> **TASK TO CARRY OUT**: Lines from the line with "LM_ARGMAX_MAX_ROWS = 4" to the line with "am_n=w.vocab, fa=fa, epi=ops.EPI_F32" in the entries below, and only those, must be output exactly, with both ends included.

[Collected data entries]
====

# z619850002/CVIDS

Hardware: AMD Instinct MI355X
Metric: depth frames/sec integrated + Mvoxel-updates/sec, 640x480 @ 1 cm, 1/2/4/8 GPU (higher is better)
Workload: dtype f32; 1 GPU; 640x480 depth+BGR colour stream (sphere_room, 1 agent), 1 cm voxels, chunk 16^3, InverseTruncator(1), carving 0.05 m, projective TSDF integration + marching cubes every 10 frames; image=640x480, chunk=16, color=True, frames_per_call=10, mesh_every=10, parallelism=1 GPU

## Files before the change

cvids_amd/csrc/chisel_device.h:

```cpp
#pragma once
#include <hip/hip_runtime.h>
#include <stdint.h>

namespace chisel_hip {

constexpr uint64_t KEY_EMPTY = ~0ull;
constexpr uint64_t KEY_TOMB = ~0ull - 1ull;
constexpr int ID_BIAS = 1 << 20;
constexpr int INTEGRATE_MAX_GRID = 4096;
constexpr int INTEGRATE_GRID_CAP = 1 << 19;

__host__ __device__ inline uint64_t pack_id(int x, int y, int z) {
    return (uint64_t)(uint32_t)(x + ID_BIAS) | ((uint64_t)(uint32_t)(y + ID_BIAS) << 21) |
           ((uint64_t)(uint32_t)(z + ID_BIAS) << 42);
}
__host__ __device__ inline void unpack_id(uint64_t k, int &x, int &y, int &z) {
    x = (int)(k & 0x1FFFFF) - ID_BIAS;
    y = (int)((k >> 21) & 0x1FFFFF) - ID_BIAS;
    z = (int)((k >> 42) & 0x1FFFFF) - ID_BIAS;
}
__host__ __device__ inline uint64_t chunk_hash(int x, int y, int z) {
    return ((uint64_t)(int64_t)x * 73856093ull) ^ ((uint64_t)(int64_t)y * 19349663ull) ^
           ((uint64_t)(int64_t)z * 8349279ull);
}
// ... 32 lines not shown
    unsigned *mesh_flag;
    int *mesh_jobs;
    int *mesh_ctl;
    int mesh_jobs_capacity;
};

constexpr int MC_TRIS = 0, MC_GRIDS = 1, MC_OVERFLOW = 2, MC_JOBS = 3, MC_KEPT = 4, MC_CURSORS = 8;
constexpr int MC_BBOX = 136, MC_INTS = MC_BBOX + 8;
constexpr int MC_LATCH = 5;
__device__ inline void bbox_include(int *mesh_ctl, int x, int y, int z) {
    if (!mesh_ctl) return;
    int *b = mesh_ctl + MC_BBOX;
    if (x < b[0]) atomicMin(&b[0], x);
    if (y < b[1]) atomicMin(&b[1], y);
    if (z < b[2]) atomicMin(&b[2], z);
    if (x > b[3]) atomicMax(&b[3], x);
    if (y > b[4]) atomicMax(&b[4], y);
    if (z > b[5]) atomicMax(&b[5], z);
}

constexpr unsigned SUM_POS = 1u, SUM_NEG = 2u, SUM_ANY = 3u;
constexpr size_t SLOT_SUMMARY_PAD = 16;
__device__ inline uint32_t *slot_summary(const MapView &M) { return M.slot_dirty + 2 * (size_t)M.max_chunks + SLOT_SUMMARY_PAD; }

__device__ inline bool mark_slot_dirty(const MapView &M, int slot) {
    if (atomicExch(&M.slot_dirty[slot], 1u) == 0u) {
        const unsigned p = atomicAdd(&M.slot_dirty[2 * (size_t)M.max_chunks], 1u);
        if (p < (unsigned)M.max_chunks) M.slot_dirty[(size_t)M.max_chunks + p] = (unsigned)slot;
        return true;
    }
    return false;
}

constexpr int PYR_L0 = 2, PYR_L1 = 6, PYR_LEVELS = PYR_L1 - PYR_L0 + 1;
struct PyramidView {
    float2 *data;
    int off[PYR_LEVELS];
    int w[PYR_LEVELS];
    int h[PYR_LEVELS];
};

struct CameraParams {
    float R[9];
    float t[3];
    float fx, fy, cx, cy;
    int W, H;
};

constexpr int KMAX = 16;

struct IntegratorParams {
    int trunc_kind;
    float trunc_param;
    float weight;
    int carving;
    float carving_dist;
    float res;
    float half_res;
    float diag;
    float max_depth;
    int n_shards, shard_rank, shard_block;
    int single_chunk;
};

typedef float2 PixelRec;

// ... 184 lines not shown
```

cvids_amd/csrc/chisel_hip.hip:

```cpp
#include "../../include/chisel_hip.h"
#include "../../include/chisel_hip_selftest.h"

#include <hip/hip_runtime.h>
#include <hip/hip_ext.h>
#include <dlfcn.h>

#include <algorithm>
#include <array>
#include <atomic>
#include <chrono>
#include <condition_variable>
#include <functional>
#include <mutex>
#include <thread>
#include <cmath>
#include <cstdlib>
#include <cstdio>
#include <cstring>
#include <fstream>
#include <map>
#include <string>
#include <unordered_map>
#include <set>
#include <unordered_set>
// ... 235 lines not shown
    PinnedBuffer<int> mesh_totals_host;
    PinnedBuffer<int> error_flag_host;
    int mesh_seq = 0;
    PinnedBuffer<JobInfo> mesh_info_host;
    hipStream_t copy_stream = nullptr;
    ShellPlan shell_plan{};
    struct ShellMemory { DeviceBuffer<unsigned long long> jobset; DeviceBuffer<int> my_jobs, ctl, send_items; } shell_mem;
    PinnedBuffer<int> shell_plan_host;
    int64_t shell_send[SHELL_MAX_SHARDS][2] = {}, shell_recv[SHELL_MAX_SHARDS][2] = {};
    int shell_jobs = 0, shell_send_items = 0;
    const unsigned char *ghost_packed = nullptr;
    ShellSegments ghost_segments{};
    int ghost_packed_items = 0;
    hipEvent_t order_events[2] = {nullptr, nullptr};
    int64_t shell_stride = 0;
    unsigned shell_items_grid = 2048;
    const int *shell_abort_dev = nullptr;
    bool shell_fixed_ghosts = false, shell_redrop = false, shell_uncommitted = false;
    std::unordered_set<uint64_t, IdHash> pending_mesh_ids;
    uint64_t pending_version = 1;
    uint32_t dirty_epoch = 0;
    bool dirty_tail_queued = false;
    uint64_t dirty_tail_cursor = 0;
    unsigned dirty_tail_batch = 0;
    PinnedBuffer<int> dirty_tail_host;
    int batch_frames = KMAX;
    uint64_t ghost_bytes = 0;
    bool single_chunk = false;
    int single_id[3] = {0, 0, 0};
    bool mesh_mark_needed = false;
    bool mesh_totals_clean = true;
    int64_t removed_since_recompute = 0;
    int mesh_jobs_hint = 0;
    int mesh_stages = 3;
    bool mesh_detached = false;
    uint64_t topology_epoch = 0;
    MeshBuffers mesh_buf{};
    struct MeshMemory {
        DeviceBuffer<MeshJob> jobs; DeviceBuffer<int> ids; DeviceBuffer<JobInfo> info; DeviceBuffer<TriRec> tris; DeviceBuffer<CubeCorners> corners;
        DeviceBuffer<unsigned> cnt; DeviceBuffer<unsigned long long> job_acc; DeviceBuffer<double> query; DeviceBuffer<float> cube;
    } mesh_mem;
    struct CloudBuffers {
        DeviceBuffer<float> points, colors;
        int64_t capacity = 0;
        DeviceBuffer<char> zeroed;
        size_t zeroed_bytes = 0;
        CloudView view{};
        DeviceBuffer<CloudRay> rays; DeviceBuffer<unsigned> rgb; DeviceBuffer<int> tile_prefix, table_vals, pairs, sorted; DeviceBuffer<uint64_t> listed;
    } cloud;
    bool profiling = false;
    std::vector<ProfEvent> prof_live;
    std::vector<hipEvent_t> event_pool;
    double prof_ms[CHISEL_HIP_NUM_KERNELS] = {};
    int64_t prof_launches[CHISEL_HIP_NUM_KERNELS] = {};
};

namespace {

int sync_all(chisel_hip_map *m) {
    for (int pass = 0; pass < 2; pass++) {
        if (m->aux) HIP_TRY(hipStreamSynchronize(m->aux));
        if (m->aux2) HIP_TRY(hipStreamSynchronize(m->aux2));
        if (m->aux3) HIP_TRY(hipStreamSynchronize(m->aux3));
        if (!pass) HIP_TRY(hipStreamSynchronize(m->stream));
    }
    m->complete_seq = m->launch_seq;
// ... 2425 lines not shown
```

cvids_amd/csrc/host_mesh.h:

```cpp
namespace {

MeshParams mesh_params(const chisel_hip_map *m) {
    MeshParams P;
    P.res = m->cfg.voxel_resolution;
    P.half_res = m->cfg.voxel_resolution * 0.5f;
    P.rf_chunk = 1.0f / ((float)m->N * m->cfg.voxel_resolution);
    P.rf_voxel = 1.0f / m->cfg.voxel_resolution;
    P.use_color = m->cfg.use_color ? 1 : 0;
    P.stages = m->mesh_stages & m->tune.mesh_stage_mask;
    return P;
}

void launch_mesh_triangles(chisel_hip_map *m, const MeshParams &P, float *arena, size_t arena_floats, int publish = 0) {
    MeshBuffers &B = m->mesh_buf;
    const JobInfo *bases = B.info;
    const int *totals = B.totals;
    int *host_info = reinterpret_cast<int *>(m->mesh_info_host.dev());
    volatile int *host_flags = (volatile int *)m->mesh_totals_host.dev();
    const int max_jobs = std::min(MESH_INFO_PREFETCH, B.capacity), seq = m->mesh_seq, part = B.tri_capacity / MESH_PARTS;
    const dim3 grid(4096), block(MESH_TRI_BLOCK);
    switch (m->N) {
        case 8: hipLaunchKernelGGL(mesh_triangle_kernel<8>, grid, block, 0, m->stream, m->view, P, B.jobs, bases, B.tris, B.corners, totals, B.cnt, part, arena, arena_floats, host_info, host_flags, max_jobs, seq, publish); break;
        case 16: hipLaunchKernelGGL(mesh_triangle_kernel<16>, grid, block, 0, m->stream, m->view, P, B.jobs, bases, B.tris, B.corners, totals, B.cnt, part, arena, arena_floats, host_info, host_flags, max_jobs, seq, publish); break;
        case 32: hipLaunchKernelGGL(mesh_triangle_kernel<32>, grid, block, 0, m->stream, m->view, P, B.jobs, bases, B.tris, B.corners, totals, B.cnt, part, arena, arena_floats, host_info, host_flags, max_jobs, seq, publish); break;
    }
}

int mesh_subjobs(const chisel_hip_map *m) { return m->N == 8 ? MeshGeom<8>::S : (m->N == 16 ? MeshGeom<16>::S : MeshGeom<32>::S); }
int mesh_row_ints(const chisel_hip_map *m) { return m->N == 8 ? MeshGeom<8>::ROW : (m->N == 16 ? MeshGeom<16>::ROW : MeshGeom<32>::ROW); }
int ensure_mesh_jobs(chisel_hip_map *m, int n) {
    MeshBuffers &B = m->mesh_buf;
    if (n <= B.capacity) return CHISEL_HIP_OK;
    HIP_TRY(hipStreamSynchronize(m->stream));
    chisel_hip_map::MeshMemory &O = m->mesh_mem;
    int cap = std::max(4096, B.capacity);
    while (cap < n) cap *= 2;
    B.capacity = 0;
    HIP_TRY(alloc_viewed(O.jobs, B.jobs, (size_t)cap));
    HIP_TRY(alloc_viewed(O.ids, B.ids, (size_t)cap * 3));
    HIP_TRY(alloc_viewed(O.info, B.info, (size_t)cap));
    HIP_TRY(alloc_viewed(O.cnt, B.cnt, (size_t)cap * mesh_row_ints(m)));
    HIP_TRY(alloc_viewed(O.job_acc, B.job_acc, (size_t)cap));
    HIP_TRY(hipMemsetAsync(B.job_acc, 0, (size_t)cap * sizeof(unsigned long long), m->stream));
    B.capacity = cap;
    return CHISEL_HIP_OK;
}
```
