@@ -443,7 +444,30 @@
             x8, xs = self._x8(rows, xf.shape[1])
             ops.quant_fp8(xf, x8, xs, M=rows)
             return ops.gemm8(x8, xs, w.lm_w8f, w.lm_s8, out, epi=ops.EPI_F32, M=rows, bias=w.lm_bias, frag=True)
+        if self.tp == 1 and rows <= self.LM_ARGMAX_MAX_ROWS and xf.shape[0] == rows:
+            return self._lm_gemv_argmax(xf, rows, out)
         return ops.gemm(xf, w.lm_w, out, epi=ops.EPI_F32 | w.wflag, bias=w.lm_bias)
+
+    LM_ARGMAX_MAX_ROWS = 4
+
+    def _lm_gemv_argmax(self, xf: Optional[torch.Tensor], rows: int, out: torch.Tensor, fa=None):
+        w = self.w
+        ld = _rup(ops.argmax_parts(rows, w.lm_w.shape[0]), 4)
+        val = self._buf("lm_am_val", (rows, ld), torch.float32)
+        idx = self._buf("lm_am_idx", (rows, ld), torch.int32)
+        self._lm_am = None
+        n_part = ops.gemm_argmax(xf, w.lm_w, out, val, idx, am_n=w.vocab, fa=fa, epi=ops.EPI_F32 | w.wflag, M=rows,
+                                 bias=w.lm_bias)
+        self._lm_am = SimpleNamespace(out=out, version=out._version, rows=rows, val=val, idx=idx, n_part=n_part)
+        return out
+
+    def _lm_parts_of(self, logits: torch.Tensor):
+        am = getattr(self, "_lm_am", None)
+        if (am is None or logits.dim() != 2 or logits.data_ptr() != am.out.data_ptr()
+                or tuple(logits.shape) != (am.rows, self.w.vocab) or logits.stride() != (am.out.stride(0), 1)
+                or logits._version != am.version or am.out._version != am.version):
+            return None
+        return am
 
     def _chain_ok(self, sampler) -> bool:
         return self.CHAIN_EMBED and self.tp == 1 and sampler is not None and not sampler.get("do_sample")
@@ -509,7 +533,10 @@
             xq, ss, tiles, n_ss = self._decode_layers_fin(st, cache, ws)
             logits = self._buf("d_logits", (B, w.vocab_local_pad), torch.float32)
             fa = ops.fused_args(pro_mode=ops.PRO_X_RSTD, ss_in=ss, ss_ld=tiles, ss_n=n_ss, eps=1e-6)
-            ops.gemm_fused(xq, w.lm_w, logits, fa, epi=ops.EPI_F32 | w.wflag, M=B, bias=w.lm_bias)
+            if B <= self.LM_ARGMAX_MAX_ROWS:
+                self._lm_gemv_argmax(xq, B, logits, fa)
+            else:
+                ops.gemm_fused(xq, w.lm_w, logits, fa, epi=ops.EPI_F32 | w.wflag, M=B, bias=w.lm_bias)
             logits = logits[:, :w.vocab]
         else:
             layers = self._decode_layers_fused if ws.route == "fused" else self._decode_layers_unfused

====

> **ANSWER TO THIS TASK**:
+    LM_ARGMAX_MAX_ROWS = 4
+
+    def _lm_gemv_argmax(self, xf: Optional[torch.Tensor], rows: int, out: torch.Tensor, fa=None):
+        w = self.w
+        ld = _rup(ops.argmax_parts(rows, w.lm_w.shape[0]), 4)
+        val = self._buf("lm_am_val", (rows, ld), torch.float32)
+        idx = self._buf("lm_am_idx", (rows, ld), torch.int32)
+        self._lm_am = None
+        n_part = ops.gemm_argmax(xf, w.lm_w, out, val, idx, am_n=w.vocab, fa=fa, epi=ops.EPI_F32 | w.wflag, M=rows,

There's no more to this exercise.